Stored data entries:
___

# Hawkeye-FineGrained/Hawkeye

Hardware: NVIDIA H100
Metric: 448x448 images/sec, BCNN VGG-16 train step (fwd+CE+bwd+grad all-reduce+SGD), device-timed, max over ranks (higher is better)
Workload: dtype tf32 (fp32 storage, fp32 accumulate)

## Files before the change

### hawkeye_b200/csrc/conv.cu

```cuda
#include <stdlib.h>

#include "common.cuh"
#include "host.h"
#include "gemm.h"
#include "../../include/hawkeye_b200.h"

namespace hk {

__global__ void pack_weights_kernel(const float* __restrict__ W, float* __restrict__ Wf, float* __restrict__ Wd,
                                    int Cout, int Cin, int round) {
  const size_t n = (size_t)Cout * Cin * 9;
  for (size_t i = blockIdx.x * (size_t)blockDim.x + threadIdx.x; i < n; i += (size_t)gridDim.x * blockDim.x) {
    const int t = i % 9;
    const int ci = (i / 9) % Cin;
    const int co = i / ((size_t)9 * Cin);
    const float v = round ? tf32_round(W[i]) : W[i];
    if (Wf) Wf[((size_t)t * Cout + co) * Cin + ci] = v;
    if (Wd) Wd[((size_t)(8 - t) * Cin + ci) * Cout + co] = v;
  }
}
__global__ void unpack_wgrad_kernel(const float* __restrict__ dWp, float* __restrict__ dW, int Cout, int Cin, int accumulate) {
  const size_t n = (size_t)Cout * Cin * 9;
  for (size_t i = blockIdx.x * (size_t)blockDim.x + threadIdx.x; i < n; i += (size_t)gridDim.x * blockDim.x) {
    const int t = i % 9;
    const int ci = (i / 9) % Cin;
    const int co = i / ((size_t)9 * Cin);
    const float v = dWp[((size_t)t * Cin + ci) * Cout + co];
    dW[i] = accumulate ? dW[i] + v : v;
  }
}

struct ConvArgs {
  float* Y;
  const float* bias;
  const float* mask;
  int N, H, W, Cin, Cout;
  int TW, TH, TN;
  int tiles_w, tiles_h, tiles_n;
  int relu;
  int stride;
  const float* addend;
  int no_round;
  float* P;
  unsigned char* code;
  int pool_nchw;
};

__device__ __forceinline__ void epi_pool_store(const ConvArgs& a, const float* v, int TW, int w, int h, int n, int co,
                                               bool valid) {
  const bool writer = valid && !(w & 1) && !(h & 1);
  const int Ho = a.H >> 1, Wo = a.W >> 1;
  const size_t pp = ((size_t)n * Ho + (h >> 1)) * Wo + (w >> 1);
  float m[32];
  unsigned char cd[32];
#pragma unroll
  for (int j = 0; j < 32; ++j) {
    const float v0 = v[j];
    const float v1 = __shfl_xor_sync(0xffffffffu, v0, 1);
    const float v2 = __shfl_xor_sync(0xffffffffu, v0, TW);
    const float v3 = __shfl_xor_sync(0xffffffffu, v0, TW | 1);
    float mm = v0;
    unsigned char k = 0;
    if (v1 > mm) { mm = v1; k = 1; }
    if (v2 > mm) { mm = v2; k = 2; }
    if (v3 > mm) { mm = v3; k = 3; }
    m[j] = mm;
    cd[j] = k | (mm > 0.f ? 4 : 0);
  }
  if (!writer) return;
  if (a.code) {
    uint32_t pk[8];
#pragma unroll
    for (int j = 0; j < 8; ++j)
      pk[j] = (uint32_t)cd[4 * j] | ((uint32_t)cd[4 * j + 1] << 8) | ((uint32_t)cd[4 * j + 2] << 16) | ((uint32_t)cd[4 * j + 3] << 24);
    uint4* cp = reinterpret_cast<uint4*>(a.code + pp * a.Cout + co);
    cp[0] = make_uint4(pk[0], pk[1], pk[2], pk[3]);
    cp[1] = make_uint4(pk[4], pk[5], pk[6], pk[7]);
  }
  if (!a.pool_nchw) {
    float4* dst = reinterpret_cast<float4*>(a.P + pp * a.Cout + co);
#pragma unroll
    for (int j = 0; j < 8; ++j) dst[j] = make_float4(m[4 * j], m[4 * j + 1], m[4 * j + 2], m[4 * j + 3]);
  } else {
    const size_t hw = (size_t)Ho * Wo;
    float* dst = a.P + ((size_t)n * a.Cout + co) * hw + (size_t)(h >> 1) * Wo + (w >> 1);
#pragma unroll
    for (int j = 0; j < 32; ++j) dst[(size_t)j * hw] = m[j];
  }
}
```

___

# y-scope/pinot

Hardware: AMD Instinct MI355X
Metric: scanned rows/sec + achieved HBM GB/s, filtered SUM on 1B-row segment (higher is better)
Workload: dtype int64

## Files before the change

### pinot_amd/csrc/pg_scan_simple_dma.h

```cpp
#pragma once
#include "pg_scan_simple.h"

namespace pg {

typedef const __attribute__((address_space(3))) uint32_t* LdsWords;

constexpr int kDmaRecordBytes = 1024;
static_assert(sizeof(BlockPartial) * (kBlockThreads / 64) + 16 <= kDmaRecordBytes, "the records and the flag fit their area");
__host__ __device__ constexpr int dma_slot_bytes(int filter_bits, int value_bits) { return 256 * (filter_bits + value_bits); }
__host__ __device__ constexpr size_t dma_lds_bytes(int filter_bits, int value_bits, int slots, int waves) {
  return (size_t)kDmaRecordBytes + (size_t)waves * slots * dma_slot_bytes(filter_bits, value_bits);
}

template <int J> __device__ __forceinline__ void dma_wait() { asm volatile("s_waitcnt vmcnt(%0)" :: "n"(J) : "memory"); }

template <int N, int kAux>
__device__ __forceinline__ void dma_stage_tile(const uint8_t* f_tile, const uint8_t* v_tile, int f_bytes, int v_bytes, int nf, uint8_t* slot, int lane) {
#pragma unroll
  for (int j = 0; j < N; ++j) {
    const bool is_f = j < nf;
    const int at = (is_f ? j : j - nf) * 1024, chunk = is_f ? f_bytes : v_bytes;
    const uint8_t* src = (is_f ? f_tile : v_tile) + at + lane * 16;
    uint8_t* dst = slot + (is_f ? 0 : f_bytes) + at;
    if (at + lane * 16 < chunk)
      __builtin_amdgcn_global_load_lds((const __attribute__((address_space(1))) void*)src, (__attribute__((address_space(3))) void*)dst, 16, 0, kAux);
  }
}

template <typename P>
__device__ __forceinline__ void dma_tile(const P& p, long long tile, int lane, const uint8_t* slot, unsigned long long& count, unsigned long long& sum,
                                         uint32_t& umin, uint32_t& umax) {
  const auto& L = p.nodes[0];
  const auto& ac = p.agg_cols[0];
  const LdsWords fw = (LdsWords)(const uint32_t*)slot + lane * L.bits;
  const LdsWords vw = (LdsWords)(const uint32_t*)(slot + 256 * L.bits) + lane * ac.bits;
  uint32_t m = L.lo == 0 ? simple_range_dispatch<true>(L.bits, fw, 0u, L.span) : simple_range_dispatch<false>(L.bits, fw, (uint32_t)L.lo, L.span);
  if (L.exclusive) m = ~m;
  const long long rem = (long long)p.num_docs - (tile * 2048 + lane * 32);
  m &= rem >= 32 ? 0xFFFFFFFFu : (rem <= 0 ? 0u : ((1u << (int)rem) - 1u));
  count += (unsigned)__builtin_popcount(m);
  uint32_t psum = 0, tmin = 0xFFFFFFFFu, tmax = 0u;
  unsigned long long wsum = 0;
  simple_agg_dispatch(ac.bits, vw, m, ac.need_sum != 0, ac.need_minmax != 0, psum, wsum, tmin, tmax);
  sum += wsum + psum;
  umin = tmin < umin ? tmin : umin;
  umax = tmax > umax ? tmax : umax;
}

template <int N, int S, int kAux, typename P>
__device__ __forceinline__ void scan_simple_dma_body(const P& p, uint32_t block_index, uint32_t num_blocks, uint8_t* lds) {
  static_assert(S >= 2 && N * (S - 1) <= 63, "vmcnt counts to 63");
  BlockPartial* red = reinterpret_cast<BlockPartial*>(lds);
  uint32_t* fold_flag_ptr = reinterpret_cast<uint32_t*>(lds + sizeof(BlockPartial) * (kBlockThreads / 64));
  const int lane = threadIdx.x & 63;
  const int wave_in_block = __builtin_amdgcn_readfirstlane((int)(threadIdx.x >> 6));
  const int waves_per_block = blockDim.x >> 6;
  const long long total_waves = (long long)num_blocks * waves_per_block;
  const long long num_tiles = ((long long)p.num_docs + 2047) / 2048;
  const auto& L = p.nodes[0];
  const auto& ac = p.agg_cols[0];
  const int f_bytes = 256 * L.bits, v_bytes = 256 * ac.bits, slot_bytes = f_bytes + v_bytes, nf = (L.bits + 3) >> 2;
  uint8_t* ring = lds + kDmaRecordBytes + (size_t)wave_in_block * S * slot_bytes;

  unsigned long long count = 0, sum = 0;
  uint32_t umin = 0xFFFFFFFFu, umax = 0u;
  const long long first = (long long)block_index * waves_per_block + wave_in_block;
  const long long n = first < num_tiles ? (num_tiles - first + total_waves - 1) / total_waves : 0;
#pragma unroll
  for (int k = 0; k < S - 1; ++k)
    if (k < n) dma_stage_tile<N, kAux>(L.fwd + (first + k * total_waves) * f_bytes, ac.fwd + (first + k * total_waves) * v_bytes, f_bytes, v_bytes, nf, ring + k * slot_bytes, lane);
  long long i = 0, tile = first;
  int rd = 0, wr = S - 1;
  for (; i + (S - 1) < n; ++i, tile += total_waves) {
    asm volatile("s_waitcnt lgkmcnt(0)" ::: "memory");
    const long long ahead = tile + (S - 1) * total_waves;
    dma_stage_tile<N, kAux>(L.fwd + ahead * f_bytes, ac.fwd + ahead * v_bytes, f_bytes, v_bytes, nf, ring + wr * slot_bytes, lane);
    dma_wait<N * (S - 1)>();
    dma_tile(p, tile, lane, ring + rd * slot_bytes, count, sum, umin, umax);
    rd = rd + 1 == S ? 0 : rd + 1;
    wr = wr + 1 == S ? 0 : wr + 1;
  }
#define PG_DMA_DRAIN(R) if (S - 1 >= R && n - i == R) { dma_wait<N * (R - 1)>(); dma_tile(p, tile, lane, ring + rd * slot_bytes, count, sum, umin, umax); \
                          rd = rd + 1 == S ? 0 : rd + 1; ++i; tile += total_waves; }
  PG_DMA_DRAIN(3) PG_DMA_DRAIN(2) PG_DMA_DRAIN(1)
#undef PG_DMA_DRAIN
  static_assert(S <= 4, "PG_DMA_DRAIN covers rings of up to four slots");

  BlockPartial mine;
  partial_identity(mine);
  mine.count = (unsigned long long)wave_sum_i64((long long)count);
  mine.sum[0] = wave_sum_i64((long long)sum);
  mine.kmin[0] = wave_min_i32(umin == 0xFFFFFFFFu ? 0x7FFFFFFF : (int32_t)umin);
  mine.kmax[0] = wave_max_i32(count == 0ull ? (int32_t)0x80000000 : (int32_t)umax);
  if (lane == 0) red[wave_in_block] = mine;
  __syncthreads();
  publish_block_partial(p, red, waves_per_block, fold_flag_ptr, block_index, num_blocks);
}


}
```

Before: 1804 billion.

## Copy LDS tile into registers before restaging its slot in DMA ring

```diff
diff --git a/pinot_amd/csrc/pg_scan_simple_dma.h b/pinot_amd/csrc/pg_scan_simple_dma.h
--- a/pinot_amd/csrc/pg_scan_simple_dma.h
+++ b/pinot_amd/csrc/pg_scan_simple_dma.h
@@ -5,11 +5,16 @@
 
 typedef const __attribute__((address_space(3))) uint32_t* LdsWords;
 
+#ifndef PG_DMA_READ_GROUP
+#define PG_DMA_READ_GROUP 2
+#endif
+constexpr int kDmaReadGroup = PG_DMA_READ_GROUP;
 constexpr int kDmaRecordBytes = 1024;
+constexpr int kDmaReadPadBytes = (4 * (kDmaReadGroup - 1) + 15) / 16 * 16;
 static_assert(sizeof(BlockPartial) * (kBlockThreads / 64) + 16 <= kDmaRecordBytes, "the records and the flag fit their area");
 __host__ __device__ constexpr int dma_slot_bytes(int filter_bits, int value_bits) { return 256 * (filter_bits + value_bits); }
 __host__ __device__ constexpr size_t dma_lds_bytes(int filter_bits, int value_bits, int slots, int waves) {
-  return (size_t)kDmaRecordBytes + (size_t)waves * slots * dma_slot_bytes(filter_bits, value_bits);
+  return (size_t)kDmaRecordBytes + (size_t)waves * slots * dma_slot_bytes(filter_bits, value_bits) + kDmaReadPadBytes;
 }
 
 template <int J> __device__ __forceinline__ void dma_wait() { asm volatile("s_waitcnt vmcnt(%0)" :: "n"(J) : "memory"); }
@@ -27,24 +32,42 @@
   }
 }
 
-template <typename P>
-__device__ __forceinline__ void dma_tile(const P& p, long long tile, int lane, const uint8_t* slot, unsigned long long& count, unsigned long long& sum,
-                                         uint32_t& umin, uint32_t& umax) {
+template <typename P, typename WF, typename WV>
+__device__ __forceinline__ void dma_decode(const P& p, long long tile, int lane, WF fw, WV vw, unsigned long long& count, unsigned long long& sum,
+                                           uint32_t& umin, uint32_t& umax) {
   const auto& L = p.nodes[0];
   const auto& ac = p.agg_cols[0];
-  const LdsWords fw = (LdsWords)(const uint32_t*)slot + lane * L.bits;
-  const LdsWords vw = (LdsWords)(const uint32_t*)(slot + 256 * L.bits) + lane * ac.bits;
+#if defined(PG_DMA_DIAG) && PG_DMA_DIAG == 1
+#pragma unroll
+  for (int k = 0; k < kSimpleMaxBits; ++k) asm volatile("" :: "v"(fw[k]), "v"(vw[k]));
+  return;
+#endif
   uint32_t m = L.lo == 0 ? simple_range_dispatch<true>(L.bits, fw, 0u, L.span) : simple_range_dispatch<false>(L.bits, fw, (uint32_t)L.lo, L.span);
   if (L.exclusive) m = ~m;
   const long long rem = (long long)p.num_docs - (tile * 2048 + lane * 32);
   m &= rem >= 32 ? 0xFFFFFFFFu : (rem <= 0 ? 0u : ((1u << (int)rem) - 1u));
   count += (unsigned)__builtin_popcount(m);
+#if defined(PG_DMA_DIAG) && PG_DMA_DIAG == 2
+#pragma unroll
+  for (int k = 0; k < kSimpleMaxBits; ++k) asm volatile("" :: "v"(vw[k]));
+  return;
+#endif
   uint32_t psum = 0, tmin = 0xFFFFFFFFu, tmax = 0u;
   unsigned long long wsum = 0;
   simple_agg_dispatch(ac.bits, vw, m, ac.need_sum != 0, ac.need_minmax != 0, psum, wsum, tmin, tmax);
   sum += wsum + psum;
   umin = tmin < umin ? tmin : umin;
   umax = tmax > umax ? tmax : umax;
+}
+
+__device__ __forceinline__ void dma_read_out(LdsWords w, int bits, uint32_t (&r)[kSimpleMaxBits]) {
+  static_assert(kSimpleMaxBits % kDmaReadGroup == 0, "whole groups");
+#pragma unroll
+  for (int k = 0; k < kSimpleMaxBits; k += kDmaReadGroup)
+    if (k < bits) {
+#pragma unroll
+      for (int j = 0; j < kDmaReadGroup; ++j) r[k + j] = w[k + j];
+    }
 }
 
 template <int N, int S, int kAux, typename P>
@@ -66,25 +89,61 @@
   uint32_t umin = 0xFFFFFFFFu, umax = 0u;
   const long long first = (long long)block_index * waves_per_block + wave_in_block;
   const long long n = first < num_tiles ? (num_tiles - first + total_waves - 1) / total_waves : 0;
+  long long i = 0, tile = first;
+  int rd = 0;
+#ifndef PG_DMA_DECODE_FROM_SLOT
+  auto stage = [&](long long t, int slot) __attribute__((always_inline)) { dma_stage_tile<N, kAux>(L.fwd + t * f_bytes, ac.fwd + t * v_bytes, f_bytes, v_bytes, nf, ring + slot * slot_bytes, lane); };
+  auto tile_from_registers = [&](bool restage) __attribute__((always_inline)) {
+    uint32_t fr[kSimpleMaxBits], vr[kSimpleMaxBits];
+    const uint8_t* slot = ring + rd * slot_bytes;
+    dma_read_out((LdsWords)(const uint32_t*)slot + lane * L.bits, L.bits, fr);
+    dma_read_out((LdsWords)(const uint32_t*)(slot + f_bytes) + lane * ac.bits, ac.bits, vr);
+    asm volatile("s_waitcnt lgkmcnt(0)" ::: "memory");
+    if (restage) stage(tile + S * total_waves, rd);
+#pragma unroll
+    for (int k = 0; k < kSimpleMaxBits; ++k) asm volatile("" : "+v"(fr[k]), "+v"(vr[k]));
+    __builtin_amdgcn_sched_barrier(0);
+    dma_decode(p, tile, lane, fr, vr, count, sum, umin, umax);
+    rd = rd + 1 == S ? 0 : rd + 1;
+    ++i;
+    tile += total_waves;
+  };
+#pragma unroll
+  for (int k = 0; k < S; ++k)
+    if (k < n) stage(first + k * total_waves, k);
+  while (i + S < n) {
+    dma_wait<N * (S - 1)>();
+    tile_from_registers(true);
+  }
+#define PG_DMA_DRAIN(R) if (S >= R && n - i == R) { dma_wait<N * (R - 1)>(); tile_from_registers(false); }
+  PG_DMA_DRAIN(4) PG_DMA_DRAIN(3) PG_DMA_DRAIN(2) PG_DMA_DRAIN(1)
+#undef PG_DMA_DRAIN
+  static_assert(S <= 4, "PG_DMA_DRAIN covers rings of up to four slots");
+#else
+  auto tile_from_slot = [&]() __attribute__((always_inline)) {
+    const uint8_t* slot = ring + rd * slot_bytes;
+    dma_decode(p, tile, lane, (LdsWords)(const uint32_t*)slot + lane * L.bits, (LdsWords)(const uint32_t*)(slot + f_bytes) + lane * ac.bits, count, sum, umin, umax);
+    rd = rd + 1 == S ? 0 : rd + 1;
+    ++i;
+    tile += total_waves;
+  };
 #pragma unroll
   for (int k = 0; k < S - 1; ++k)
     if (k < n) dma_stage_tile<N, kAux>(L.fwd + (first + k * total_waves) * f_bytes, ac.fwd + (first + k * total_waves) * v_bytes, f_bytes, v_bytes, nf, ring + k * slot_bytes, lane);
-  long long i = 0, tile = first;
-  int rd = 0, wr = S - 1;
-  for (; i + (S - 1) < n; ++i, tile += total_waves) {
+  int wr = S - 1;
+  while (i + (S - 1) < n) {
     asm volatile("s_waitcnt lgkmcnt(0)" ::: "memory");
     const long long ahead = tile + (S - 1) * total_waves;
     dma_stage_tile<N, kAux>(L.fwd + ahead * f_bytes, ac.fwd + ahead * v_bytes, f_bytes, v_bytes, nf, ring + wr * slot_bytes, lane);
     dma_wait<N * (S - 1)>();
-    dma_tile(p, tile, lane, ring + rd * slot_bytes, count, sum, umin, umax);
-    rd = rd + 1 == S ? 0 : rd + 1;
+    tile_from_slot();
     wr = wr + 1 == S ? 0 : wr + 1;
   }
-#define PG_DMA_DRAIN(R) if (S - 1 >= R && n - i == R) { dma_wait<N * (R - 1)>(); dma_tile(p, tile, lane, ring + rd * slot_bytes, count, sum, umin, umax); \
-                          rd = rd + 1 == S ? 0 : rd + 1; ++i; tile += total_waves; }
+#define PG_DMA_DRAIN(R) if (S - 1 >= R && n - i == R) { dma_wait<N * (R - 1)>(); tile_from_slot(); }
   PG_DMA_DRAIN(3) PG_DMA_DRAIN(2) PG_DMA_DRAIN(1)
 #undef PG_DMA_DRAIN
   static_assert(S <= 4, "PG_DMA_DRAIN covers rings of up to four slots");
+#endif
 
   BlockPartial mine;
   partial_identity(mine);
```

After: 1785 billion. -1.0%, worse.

___

#### EXERCISE DESCRIPTION
From the records above, pull every line that has the string "return" and copy it.

#### SOLUTION BELOW
  if (!writer) return;
__host__ __device__ constexpr int dma_slot_bytes(int filter_bits, int value_bits) { return 256 * (filter_bits + value_bits); }
  return (size_t)kDmaRecordBytes + (size_t)waves * slots * dma_slot_bytes(filter_bits, value_bits);
 __host__ __device__ constexpr int dma_slot_bytes(int filter_bits, int value_bits) { return 256 * (filter_bits + value_bits); }
-  return (size_t)kDmaRecordBytes + (size_t)waves * slots * dma_slot_bytes(filter_bits, value_bits);
+  return (size_t)kDmaRecordBytes + (size_t)waves * slots * dma_slot_bytes(filter_bits, value_bits) + kDmaReadPadBytes;
+  return;
+  return;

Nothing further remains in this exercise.